▸ Aim of the task: Wherever "epilogue" appears in a line of the records below, count that line, and report only the number.

Start of Dataset records

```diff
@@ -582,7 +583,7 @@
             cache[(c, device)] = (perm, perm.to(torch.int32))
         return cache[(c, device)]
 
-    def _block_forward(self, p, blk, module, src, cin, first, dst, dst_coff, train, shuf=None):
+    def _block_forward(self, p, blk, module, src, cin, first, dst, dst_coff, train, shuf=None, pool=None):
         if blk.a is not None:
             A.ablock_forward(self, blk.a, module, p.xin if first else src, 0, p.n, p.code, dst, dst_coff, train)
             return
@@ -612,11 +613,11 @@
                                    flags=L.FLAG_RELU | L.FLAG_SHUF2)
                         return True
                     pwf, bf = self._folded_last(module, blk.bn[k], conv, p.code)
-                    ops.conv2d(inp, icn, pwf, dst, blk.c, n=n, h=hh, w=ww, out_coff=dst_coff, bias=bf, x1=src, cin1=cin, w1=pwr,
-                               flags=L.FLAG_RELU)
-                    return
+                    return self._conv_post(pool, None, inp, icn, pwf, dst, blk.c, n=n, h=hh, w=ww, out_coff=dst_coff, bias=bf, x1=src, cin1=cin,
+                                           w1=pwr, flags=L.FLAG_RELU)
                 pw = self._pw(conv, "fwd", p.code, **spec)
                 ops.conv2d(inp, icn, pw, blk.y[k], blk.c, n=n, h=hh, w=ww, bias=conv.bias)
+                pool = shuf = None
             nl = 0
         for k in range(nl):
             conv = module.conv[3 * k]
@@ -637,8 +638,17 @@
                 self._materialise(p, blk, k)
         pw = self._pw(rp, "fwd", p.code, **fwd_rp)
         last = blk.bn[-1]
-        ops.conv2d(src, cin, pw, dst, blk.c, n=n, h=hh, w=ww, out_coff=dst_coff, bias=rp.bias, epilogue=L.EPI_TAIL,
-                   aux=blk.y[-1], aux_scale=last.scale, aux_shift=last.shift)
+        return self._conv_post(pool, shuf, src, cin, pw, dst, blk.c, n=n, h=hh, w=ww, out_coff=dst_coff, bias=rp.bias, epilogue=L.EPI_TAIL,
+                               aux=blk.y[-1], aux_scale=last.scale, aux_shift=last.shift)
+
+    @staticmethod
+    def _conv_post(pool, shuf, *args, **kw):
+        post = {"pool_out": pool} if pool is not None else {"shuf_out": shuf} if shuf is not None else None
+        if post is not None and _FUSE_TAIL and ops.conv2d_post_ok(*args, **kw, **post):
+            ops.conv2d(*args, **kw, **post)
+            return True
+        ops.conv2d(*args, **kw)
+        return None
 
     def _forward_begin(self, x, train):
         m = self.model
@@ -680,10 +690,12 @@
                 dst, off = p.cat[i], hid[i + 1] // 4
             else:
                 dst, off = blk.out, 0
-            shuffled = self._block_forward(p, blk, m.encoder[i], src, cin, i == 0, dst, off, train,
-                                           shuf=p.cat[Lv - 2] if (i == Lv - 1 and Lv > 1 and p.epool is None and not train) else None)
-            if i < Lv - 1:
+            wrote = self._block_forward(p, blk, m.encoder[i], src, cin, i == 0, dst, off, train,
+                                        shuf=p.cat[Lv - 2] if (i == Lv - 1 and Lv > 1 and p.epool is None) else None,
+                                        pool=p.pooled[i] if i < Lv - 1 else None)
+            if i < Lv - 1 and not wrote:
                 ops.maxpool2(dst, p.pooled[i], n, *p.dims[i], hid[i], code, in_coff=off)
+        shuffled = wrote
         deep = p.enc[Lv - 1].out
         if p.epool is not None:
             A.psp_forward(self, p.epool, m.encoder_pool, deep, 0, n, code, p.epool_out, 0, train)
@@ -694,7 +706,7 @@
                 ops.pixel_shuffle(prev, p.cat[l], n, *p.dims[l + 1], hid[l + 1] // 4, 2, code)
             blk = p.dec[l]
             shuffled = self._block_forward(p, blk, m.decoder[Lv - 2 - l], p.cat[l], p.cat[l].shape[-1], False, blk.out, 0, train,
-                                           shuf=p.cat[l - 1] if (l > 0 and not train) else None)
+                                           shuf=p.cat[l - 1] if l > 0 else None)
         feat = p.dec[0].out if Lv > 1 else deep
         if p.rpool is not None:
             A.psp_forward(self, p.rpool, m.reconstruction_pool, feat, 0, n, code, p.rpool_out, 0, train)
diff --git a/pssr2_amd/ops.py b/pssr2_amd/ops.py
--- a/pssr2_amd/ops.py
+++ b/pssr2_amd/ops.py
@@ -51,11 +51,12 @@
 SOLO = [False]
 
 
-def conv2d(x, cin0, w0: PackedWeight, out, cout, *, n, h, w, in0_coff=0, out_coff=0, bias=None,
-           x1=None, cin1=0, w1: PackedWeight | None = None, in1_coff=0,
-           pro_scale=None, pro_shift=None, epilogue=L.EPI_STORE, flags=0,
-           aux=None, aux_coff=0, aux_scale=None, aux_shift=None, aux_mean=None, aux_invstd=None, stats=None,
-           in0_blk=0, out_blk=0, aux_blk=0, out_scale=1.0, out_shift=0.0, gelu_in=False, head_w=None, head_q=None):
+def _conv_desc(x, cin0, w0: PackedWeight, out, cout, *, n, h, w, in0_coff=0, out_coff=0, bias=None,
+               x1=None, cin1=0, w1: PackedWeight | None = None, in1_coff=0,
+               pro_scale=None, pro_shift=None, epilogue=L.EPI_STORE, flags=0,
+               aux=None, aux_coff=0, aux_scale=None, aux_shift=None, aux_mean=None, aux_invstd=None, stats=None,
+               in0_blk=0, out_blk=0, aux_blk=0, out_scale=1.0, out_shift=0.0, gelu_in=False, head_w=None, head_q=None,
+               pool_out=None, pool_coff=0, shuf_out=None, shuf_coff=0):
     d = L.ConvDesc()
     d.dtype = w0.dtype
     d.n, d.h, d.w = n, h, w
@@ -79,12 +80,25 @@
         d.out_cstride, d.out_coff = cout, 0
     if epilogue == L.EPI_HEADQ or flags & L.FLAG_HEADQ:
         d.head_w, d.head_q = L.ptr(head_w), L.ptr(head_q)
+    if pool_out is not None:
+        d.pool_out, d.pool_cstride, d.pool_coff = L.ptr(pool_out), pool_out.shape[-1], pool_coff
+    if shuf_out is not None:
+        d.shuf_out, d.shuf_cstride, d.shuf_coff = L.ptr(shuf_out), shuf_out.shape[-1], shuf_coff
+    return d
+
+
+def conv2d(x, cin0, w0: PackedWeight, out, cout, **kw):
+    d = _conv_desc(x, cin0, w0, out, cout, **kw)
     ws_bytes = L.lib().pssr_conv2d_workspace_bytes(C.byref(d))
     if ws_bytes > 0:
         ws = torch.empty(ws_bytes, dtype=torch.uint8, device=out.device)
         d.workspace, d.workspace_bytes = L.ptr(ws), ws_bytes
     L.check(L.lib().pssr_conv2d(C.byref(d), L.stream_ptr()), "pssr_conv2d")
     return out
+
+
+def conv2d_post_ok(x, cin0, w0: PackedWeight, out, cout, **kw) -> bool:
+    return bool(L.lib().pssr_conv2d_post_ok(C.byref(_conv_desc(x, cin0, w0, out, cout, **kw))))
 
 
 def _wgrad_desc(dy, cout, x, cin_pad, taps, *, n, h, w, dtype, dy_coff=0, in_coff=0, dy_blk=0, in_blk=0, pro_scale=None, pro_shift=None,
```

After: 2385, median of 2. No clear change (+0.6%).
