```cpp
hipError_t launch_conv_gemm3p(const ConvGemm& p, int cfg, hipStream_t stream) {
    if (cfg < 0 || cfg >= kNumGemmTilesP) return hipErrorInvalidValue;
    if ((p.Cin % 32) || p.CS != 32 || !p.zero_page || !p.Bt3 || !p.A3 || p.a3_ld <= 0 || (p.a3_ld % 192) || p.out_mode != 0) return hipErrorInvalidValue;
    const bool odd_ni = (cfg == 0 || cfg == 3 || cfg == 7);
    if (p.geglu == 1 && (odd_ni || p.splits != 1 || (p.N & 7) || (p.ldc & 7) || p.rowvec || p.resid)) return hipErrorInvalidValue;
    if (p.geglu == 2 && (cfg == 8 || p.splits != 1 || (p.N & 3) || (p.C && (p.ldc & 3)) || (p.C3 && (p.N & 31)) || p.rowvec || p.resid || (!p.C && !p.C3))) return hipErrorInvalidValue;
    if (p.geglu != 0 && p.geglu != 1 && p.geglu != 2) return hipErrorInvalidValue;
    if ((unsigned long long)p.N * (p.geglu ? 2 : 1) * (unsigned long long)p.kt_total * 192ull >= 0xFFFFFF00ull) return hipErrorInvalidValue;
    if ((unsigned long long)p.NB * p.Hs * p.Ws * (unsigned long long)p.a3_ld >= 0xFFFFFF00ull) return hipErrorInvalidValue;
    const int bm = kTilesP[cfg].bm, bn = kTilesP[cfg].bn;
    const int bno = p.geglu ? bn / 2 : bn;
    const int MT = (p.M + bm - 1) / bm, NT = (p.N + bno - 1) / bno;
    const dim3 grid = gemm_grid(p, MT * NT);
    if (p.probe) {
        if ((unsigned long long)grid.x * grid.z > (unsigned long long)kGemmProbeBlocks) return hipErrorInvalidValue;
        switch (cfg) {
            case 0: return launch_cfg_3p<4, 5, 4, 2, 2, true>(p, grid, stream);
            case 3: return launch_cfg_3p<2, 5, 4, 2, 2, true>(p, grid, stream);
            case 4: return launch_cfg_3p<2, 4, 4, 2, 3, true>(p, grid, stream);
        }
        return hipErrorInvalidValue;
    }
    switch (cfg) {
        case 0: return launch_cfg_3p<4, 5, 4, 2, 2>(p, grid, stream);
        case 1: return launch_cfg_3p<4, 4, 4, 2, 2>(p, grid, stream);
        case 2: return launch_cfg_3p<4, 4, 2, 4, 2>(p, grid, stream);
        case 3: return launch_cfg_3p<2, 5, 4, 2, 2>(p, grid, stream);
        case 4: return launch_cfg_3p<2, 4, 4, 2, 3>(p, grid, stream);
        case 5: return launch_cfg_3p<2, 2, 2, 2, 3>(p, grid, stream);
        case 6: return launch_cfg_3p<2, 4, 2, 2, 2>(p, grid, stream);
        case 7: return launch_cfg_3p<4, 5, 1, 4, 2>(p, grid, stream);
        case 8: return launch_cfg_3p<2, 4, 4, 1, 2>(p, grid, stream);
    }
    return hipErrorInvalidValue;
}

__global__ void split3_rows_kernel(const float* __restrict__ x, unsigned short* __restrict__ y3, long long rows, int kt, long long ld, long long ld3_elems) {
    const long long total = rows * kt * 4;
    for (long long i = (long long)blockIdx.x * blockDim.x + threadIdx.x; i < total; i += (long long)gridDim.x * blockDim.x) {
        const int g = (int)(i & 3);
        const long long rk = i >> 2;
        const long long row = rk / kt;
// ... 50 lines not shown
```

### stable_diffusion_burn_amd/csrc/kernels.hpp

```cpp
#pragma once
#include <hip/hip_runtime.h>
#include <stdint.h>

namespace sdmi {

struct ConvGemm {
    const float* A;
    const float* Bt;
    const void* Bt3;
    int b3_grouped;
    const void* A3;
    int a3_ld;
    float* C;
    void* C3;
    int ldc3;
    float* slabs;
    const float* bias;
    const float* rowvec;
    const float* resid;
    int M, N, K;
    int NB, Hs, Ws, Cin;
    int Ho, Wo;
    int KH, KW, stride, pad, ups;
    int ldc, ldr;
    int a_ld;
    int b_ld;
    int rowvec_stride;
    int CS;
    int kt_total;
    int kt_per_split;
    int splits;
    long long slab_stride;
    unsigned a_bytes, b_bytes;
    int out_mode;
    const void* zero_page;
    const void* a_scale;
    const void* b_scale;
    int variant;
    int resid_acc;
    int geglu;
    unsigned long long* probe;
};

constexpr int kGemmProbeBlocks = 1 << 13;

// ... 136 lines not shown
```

End of Dataset records

▸ Task response: 5